The total force applied to the diaphragm via electrical effects is the sum of the amplifier's current and the induced current due to diaphragm  motion:
 
F = B*l*i - B*l*u/R
 
Cheers
 
Aug 9, 2014 at 10:12 PM Post #74 of 168
Please, somebody put this thread out of its misery.

se


well if we're only talking damping factor like the title suggest, then there is nothing wrong with this topic. if we think about the origin and the differences planar vs dynamic, then we kind of derailed ^_^.
 
 
so the idea I get from this:
Quote:
Consider the classing forced mass-spring-damper system (as described in previous posts) where F(t) = M*x'' + C*x' + K*x. Rewriting in terms of the undamped natural frequency w0 = sqrt(K/M) and the damping factor z = C/ ( 2*sqrt(K*M)), gives the an expression for the one-degree-of-freedom system:
 
x'' + 2*w0*z * x' + w0^2 * x = F/M [ * ]
 
Notice that when both the acceleration and velocity terms (the first and second terms in eqn [ * ]) are very small (namely, for frequencies much smaller than the natural frequency) then the force acts as a displacement controller:
 
w0^2 * x = F/M 
rearrange ->
x = F/(M*w0^2 ) [ ** ]

don't underestimate the power of the force! (at least for higher frequencies, but I don't know the formula to turn the quantity of midichlorian into force).
 
seriously I remember several people over time who mentioned on the interwerrb that for high freqs there was some effect that actually helped the driver maintain a fast enough movement (something to do with the air vibrating at the frequency kind of helping the membrane keep it's speed?) if someone knows what I'm talking about I would appreciate some light on this(don't know if it has a place in here, but if it impacts how long a movement is kept alive I guess it's part of it).
 
also again it might not seem directly related, but amps usually behave better when the damping ration is good.
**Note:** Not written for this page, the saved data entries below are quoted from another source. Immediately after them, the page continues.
## Hoist twin-rejection bounds to per-leaf and per-ray-visit constants in big-leaf tests

```diff
diff --git a/cuda-raytracing_amd/__init__.py b/cuda-raytracing_amd/__init__.py
--- a/cuda-raytracing_amd/__init__.py
+++ b/cuda-raytracing_amd/__init__.py
@@ -286,6 +286,9 @@
     "rt_mirror_build_check": (_I, [_P, _SZ, _P, _SZ, _P, _SZ, _P, _SZ, _P, ctypes.POINTER(ctypes.c_int)]),
     "rt_cluster_cull_host": (_I, [_P, _P, ctypes.c_float, _P]),
     "rt_twin_check_host": (_I, [_P, _P, _P]),
+    "rt_twin_check_bounds_host": (_I, [_P, _P, _P, _P]),
+    "rt_twin_visit_host": (None, [_P, _P, _P, ctypes.c_float, _P]),
+    "rt_scene_mirror_leaf_twin": (_I, [_P, _U32, _P]),
     "rt_variant_host": (None, [_P, _P]),
     "rt_family_has_mode_host": (_I, [_I, _I]),
     "rt_xorwow_jump_matrix": (_I, [_I, ctypes.POINTER(ctypes.c_uint32)]),
@@ -464,6 +467,12 @@
         _check(lib().rt_scene_mirror_twins(self.handle, q.ctypes.data, ctypes.byref(nq), u.ctypes.data, ctypes.byref(nu)),
                "rt_scene_mirror_twins")
         return q, u
+
+    def mirror_leaf_twin(self, first):
+        import numpy as np
+        rec = np.zeros(12, dtype=np.float32)
+        _check(lib().rt_scene_mirror_leaf_twin(self.handle, int(first), rec.ctypes.data), "rt_scene_mirror_leaf_twin")
+        return rec
 
     def materials(self):
         n = ctypes.c_size_t()
diff --git a/cuda-raytracing_amd/csrc/host_hooks.hip b/cuda-raytracing_amd/csrc/host_hooks.hip
--- a/cuda-raytracing_amd/csrc/host_hooks.hip
+++ b/cuda-raytracing_amd/csrc/host_hooks.hip
@@ -13,8 +13,9 @@
 
 extern "C" int rt_experimental_loaded() { return rtk::experimental_kernels() ? 1 : 0; }
 
-extern "C" int rt_twin_check_host(const float rec[12], const float o[3], const float nd[3]) {
+static int twin_check(const float rec[12], const float o[3], const float nd[3], const float* bounds) {
     using rtm::f3;
+    using namespace rtfast;
     const f3 O = rtm::mk(o[0], o[1], o[2]), N = rtm::mk(nd[0], nd[1], nd[2]), v0 = rtm::mk(rec[0], rec[1], rec[2]);
     const f3 e1 = rtm::mk(rec[3], rec[4], rec[5]), e2 = rtm::mk(rec[6], rec[7], rec[8]);
     auto glm = [&](f3 a, f3 b, float* det, float* u, float* v, float* uv) {
@@ -33,11 +34,40 @@
     float d, u, v, uv, d2, u2, v2, uv2;
     glm(e1, e2, &d, &u, &v, &uv);
     glm(e2, e1, &d2, &u2, &v2, &uv2);
-    const f3 dist = rtm::sub(O, v0);
-    const float dn = (fabsf(dist.x) + fabsf(dist.y)) + fabsf(dist.z);
-    float kd, ke;
-    rt_twin_bounds(rec, &kd, &ke);
-    return (rtfast::twin_rejected(d, u, v, uv, dn, kd, ke) ? 1 : 0) | (ok(d2, u2, v2, uv2) ? 2 : 0) | (ok(d, u, v, uv) ? 4 : 0);
+    const int glm_bits = (ok(d2, u2, v2, uv2) ? 2 : 0) | (ok(d, u, v, uv) ? 4 : 0);
+    if (!bounds) {
+        const f3 dist = rtm::sub(O, v0);
+        const float dn = (fabsf(dist.x) + fabsf(dist.y)) + fabsf(dist.z);
+        float kd, ke;
+        rt_twin_bounds(rec, &kd, &ke);
+        return (twin_rejected(d, u, v, uv, dn, kd, ke) ? 1 : 0) | glm_bits;
+    }
+    const float dn = bounds[2], m = bounds[1] * dn + 0x1p-90f, m2 = 2.001f * m;
+    const float kdd = bounds[0] + 0x1p-90f, kdd1 = kdd * (1.0f + 0x1p-20f);
+    const bool scalar = twin_rejected_pre(d, u, v, uv, dn, m, m2, kdd, kdd1);
+    bool same = true;
+    for (int half = 0; half < 2; half++) {
+        auto two = [&](float x) { return half ? f2{0.0f, x} : f2{x, 0.0f}; };
+        const f2 D = two(d);
+        const TwinFold<f2> F = twin_fold<f2>(D, two(u), two(v), two(uv), f2{copysignf(1.0f, D.x), copysignf(1.0f, D.y)});
+        const TwinLimits<f2> L = twin_limits<f2>(F.ad, F.suv, m, m2, kdd);
+        const bool packed = half ? twin_decide(F.ad.y, F.su.y, F.sv.y, dn, m, kdd1, L.top.y, L.lim_v.y, L.lim_uv.y, L.suv_lo.y)
+                                 : twin_decide(F.ad.x, F.su.x, F.sv.x, dn, m, kdd1, L.top.x, L.lim_v.x, L.lim_uv.x, L.suv_lo.x);
+        same = same && packed == scalar;
+        const bool okp = half ? tri_ok_folded(F.ad.y, F.su.y, F.sv.y, F.suv.y) : tri_ok_folded(F.ad.x, F.su.x, F.sv.x, F.suv.x);
+        same = same && okp == ok(d, u, v, uv);
+    }
+    return (scalar ? 1 : 0) | glm_bits | (same ? 0 : 8);
+}
+extern "C" int rt_twin_check_host(const float rec[12], const float o[3], const float nd[3]) {
+    return twin_check(rec, o, nd, nullptr);
+}
+extern "C" int rt_twin_check_bounds_host(const float rec[12], const float o[3], const float nd[3], const float bounds[3]) {
+    return twin_check(rec, o, nd, bounds);
+}
+extern "C" void rt_twin_visit_host(const float o[3], const float lo[3], const float hi[3], float ke, float out[3]) {
+    const rtfast::TwinVisit V = rtfast::twin_visit(rtm::mk(o[0], o[1], o[2]), rtm::mk(lo[0], lo[1], lo[2]), rtm::mk(hi[0], hi[1], hi[2]), ke);
+    out[0] = V.dn, out[1] = V.m, out[2] = V.m2;
 }
 
 extern "C" void rt_variant_host(const int32_t in[9], int32_t out[5]) {
diff --git a/cuda-raytracing_amd/csrc/mirror.cpp b/cuda-raytracing_amd/csrc/mirror.cpp
--- a/cuda-raytracing_amd/csrc/mirror.cpp
+++ b/cuda-raytracing_amd/csrc/mirror.cpp
@@ -42,7 +42,7 @@
 
 namespace {
 bool build_twins(const float* tris, uint32_t first, uint32_t count, std::vector<float>& quads,
-                 std::vector<float>& units, uint32_t* nq, uint32_t* nu) {
+                 std::vector<float>& units, uint32_t* nq, uint32_t* nu, float leaf[20]) {
     if (count >= 0xffffu) return false;
     auto key = [&](uint32_t i, bool swapped) {
         const float* r = &tris[(size_t)(first + i) * 12];
@@ -104,6 +104,27 @@
     }
     *nq = (uint32_t)((un.size() + 1) / 2);
     *nu = (uint32_t)un.size();
+    float KD = 0.0f, KE = 0.0f, lo[3], hi[3];
+    for (size_t u = 0; u < un.size(); u++) {
+        const float* r = &tris[(size_t)(first + un[u].first) * 12];
+        for (int k = 0; k < 3; k++) {
+            lo[k] = u ? std::min(lo[k], r[k]) : r[k];
+            hi[k] = u ? std::max(hi[k], r[k]) : r[k];
+        }
+        if (un[u].second == none) continue;
+        float kd, ke;
+        rt_twin_bounds(r, &kd, &ke);
+        KD = std::max(KD, kd), KE = std::max(KE, ke);
+    }
+    auto up = [](double x) {
+        const float f = (float)x;
+        return (double)f < x ? std::nextafter(f, INFINITY) : f;
+    };
+    std::fill(leaf, leaf + 20, 0.0f);
+    leaf[0] = KD, leaf[1] = KE;
+    leaf[2] = up((double)KD + std::ldexp(1.0, -90));
+    leaf[3] = up((double)leaf[2] * (1.0 + std::ldexp(1.0, -20)));
+    for (int k = 0; k < 3; k++) leaf[4 + k] = lo[k], leaf[8 + k] = hi[k];
     return true;
 }
 }
@@ -202,6 +223,18 @@
             std::memcpy(&lead[11], &pf, 4);
             continue;
         }
+        const uint32_t qb = (uint32_t)(out->quads.size() / 28), ub = (uint32_t)(out->units.size() / 16);
+        uint32_t nq = 0, nu = 0;
+        float twin_rec[20];
+        if (twins_ok && build_twins(out->tris.data(), nd.first_index, nd.prim_count, out->quads, out->units, &nq, &nu, twin_rec)) {
+            float* second = &out->tris[((size_t)nd.first_index + 1) * 12];
+            float* third = &out->tris[((size_t)nd.first_index + 2) * 12];
+            std::memcpy(&second[10], &qb, 4);
+            std::memcpy(&second[11], &nq, 4);
+            std::memcpy(&third[10], &ub, 4);
+            std::memcpy(&third[11], &nu, 4);
+            out->pairs.insert(out->pairs.end(), twin_rec, twin_rec + 20);
+        }
         float scr[20];
         rt_build_options so;
         rt_get_build_options(&so);
@@ -221,16 +254,6 @@
             put_pair(q, &out->tris[((size_t)nd.first_index + j) * 12],
                      j + 1 < nd.prim_count ? &out->tris[((size_t)nd.first_index + j + 1) * 12] : nullptr);
             out->pairs.insert(out->pairs.end(), q, q + 20);
-        }
-        const uint32_t qb = (uint32_t)(out->quads.size() / 28), ub = (uint32_t)(out->units.size() / 16);
-        uint32_t nq = 0, nu = 0;
-        if (twins_ok && build_twins(out->tris.data(), nd.first_index, nd.prim_count, out->quads, out->units, &nq, &nu)) {
-            float* second = &out->tris[((size_t)nd.first_index + 1) * 12];
-            float* third = &out->tris[((size_t)nd.first_index + 2) * 12];
-            std::memcpy(&second[10], &qb, 4);
-            std::memcpy(&second[11], &nq, 4);
-            std::memcpy(&third[10], &ub, 4);
-            std::memcpy(&third[11], &nu, 4);
         }
     }
     const uint32_t nl = (uint32_t)(out->ltris.size() / 12);
diff --git a/cuda-raytracing_amd/csrc/rt_fast.h b/cuda-raytracing_amd/csrc/rt_fast.h
--- a/cuda-raytracing_amd/csrc/rt_fast.h
+++ b/cuda-raytracing_amd/csrc/rt_fast.h
@@ -238,6 +238,9 @@
     const float suv = __uint_as_float(__float_as_uint(uv) ^ sgn);
     return adet > eps && !(su < 0.0f || su > adet) && !(sv < 0.0f || suv > adet);
 }
+RT_HD bool tri_ok_folded(float adet, float su, float sv, float suv) {
+    return adet > 1.1920928955078125e-07f && !(su < 0.0f || su > adet) && !(sv < 0.0f || suv > adet);
+}
 
 __device__ __forceinline__ bool tri_accept(f3 o, f3 nd, float4 A, float4 B, float4 Cc, float best, float* t_o,
                                            float* bx, float* by, bool* nan) {
@@ -289,7 +292,6 @@
 
 struct PairEval {
     f2 det, u, v, uv, qx, qy, qz;
-    f2 dn;
 };
 __device__ __forceinline__ PairEval pair_eval(f3 o, f3 nd, const Pair& P) {
     const f2 ndx = nd.x, ndy = nd.y, ndz = nd.z;
@@ -305,7 +307,6 @@
     E.qz = dx * P.e1y - P.e1x * dy;
     E.v = (ndx * E.qx + ndy * E.qy) + ndz * E.qz;
     E.uv = E.u + E.v;
-    E.dn = f2{(fabsf(dx.x) + fabsf(dy.x)) + fabsf(dz.x), (fabsf(dx.y) + fabsf(dy.y)) + fabsf(dz.y)};
     return E;
 }
 
@@ -337,19 +338,68 @@
 
 constexpr uint32_t NO_POS = 0xffffffffu;
 
+template <class V>
+struct TwinFold {
+    V ad, su, sv, suv;
+};
+template <class V>
+RT_HD TwinFold<V> twin_fold(V det, V u, V v, V uv, V s) {
+    return TwinFold<V>{det * s, u * s, v * s, uv * s};
+}
+template <class V>
+struct TwinLimits {
+    V top, lim_v, lim_uv, suv_lo;
+};
+RT_HD float add_each(float a, float b) { return a + b; }
+RT_HD f2 add_each(f2 a, float b) { return f2{a.x + b, a.y + b}; }
+template <class V>
+RT_HD TwinLimits<V> twin_limits(V ad, V suv, float m, float m2, V kdd) {
+    const V up = 1.0f + 0x1p-20f, down = 1.0f - 0x1p-20f;
+    const V t0 = ad + kdd;
+    return TwinLimits<V>{t0 * up, add_each(t0, m) * up, add_each(t0, m2) * up, suv * down};
+}
+RT_HD bool twin_decide(float ad, float su, float sv, float guard_dn, float m, float kdd1, float top, float lim_v,
+                       float lim_uv, float suv_lo) {
+    const bool in_range = ad + fabsf(su) + fabsf(sv) + guard_dn < 0x1p100f;
+    const bool out = (sv < -m) | (su < -m) | (sv > lim_v) | (suv_lo > lim_uv);
+    return in_range & ((top <= 1.1920928955078125e-07f) | ((ad > kdd1) & out));
+}
+RT_HD bool twin_rejected_pre(float det, float u, float v, float uv, float guard_dn, float m, float m2, float kdd,
+                             float kdd1) {
+    const TwinFold<float> F = twin_fold<float>(det, u, v, uv, copysignf(1.0f, det));
+    const TwinLimits<float> L = twin_limits<float>(F.ad, F.suv, m, m2, kdd);
+    return twin_decide(F.ad, F.su, F.sv, guard_dn, m, kdd1, L.top, L.lim_v, L.lim_uv, L.suv_lo);
+}
 RT_HD bool twin_rejected(float det, float u, float v, float uv, float dn, float kd, float ke) {
-    const bool neg = signbit(det);
-    const float ad = fabsf(det);
-    const float su = neg ? -u : u, sv = neg ? -v : v, suv = neg ? -uv : uv;
-    if (!(ad + fabsf(su) + fabsf(sv) + dn < 0x1p100f)) return false;
     const float m = ke * dn + 0x1p-90f;
     const float kdd = kd + 0x1p-90f;
-    const float top = (ad + kdd) * (1.0f + 0x1p-20f);
-    if (top <= 1.1920928955078125e-07f) return true;
-    if (!(ad > kdd * (1.0f + 0x1p-20f))) return false;
-    if (sv < -m || su < -m) return true;
-    if (sv > (ad + kdd + m) * (1.0f + 0x1p-20f)) return true;
-    return suv * (1.0f - 0x1p-20f) > (ad + kdd + 2.001f * m) * (1.0f + 0x1p-20f);
+    return twin_rejected_pre(det, u, v, uv, dn, m, 2.001f * m, kdd, kdd * (1.0f + 0x1p-20f));
+}
+
+struct TwinVisit {
+    float dn, m, m2;
+};
+RT_HD float twin_visit_dn(f3 o, f3 lo, f3 hi) {
+    const float ax = fmaxf(fabsf(o.x - lo.x), fabsf(o.x - hi.x));
+    const float ay = fmaxf(fabsf(o.y - lo.y), fabsf(o.y - hi.y));
+    const float az = fmaxf(fabsf(o.z - lo.z), fabsf(o.z - hi.z));
+    return ((ax + ay) + az) * (1.0f + 0x1p-20f);
+}
+RT_HD TwinVisit twin_visit_from(float dn, float ke) {
+    TwinVisit V;
+    V.dn = dn;
+    V.m = ke * dn + 0x1p-90f;
+    V.m2 = 2.001f * V.m;
+    return V;
+}
+RT_HD TwinVisit twin_visit(f3 o, f3 lo, f3 hi, float ke) { return twin_visit_from(twin_visit_dn(o, lo, hi), ke); }
+struct TwinLeaf {
+    float ke, kdd, kdd1;
+    f3 lo, hi;
+};
+__device__ __forceinline__ TwinLeaf ld_twin_leaf(ConstF4 rec) {
+    const f4v k = rec[0], lo = rec[1], hi = rec[2];
+    return TwinLeaf{k.y, k.z, k.w, rtm::mk(lo.x, lo.y, lo.z), rtm::mk(hi.x, hi.y, hi.z)};
 }
 
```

I don't remember reading much about an headphone amp that had better measurements with a 8ohm load vs the same amp with 150ohm load.
 
Aug 9, 2014 at 10:13 PM Post #75 of 168
Steve's point and the HE-6 graph is pretty clear.  There should be no Back EMF since the impedance graph shows purely resistive load which means no induction. So no Back EMF.  I don't know of a resistor that has Back EMF characteristics.    

 
I've been asking for typical parameters that describe a headphone driver (specifically orthodynamic drivers). That would be the most rigorous and satisfying way (at least to me) to figure out what's going on here.
 
With regard to your HE-6, the headphone driver's impedance has a contribution from the electrical components and a contribution from the mechanical components. Based on the graph you've given me I can conclude only one thing with absolute certainty and that is that you're impedance vs frequency curve is incomplete. Specifically, there *must* be a point where the headphone impedance begins to increase with further increase in frequency because of the inductance of the headphone cable+voice coil traces. The fact that that phenomenon is outside the audible frequency range is great because that won't affect frequency response of the headphone.
 
As far as the mechanical contribution to a (potentially) complex impedance in the audible range, there are different ways that this effect is not showing up in the graph. Until somebody gives me the driver parameters I've been asking for, I have no way to know a priori what that reason is.  The driver's mechanical resonance could be somewhere outside the range of frequencies shown on your plot, the coupling (B*l) could be sufficiently small that the mechanical contributions to the total impedance are negligible  compared to the electrical impedance of the driver, etc...
 
Does that clarify what is still unclear here?